# Venetian plaster newb



## jason123 (Jul 2, 2009)

Hello 

I am taking on a Venetian plaster job. I never done it before, hell a few hours ago I thought I was going to use normal drywall plaster.

Any pro's out there want to give me a heads up and or tips and tricks PLEASE!

I am matching an existing area the bottom portion of the wall was damaged by water so I have a 2 foot by 9 foot area to match. Its fairly textured. There's is dry wall on the bottom half now.


----------



## woodcoyote (Dec 30, 2012)

Are you using real venetian or the stuff labeled venetian plaster?


----------



## Epoxy Pro (Oct 7, 2012)

That's kind of gutsy taking this on with no experience. How you bid it right. I messed around with some but by no means am I not even an amateur.


----------



## PACman (Oct 24, 2014)

woodcoyote said:


> Are you using real venetian or the stuff labeled venetian plaster?


you don't mean Behr venetian plaster by chance, do you?


----------



## PACman (Oct 24, 2014)

maybe when fauxlynn gets done flirting with her pretty young mason she'll chime in with some advice. (ohhh the jealousy rears it's ugly head!)


----------



## fauxlynn (Apr 28, 2011)

woodcoyote said:


> Are you using real venetian or the stuff labeled venetian plaster?


Start here^^^^^^, what,EXACTLY is the product you are matching?




PACman said:


> you don't mean Behr venetian plaster by chance, do you?


Actually, a pretty good product, for being a facsimile.^^^^^^




PACman said:


> maybe when fauxlynn gets done flirting with her pretty young mason she'll chime in with some advice. (ohhh the jealousy rears it's ugly head!)

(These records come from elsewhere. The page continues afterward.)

template <int DWORDS>
struct StageDmaDwords {
  static constexpr int INSTR = (4 * DWORDS + 63) / 64;
  static constexpr int BYTES = (INSTR * 256 + 1023) / 1024 * 1024;
  static constexpr int ROW_BYTES = DWORDS * 4;
  unsigned off[INSTR > 0 ? INSTR : 1];
  __device__ __forceinline__ void init(const int lane, const unsigned problem_stride_bytes, const unsigned max_rel) {
    sfor<0, INSTR>([&](auto jj) {
      constexpr int j = decltype(jj)::value;
      const unsigned q = (unsigned)(j * 64 + lane) < 4u * DWORDS ? (unsigned)(j * 64 + lane) : 4u * DWORDS - 1u;
      unsigned rr = q / DWORDS;
      const unsigned within = q - rr * DWORDS;
      rr = rr < max_rel ? rr : max_rel;
      off[j] = rr * problem_stride_bytes + within * 4u;
    });
  }
  template <int AUX = 0>
  __device__ __forceinline__ void issue(const char *base, lds_char *dst, const int lane) const {
    sfor<0, INSTR>([&](auto jj) {
      constexpr int j = decltype(jj)::value;
      __builtin_amdgcn_global_load_lds((const __attribute__((address_space(1))) void *)(base + off[j]),
                                       (__attribute__((address_space(3))) void *)(dst + j * 256), 4, 0, AUX);
    });
  }
};

template <int PIECES>
struct StageDmaRows {
  static constexpr int IP = (PIECES + 63) / 64;
  static constexpr int INSTR = 4 * IP;
  static constexpr int ROW_BYTES = IP * 1024;
  static constexpr int BYTES = 4 * ROW_BYTES;
  static constexpr bool RAGGED = PIECES % 64 != 0;
  unsigned vo_main, vo_tail;
  unsigned long long row[4];
  __device__ __forceinline__ void init(const int lane,
                                       const unsigned problem_stride_bytes,
                                       const unsigned max_rel) {
    vo_main = (unsigned)lane * 16u;
    const unsigned last = (unsigned)(PIECES - 1 - 64 * (IP - 1));
    vo_tail = ((unsigned)lane < last ? (unsigned)lane : last) * 16u;
    sfor<0, 4>([&](auto rq) {
      constexpr unsigned r = decltype(rq)::value;
      row[r] = (unsigned long long)(r < max_rel ? r : max_rel) * problem_stride_bytes;
    });
  }
  template <int AUX = 0>
  __device__ __forceinline__ void issue(const char *base, lds_char *dst,
                                        const int lane) const {
    sfor<0, 4>([&](auto rq) {
      constexpr int r = decltype(rq)::value;
      const char *region = base + row[r];
      sfor<0, IP>([&](auto jq) {
        constexpr int jj = decltype(jq)::value;
        constexpr int g = jj / 4;
        const unsigned vo = (RAGGED && jj == IP - 1) ? vo_tail : vo_main;
        __builtin_amdgcn_global_load_lds(
            (const __attribute__((address_space(1))) void *)(region + g * 4096 + vo),
            (__attribute__((address_space(3))) void *)(dst + r * ROW_BYTES + g * 4096), 16, (jj % 4) * 1024, AUX);
      });
    });
  }
};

Not a mason, upper management.....










Jason,tbh it would probably take less time to redo the whole wall than figure out the color match....unless you've got some of the original product. 
Plus....nearly impossible to make a seamless touch up. No...impossible, not nearly impossible.


----------



## michael tust (Mar 6, 2009)

jason123 said:


> Hello I am taking on a Venetian plaster job. I never done it before, hell a few hours ago I thought I was going to use normal drywall plaster. Any pro's out there want to give me a heads up and or tips and tricks PLEASE! I am matching an existing area the bottom portion of the wall was damaged by water so I have a 2 foot by 9 foot area to match. Its fairly textured. There's is dry wall on the bottom half now.


Take some pictures Jason.


Michael Tust


----------



## jason123 (Jul 2, 2009)

I realize it's not Venetian plaster. I don't know exactly what it is. 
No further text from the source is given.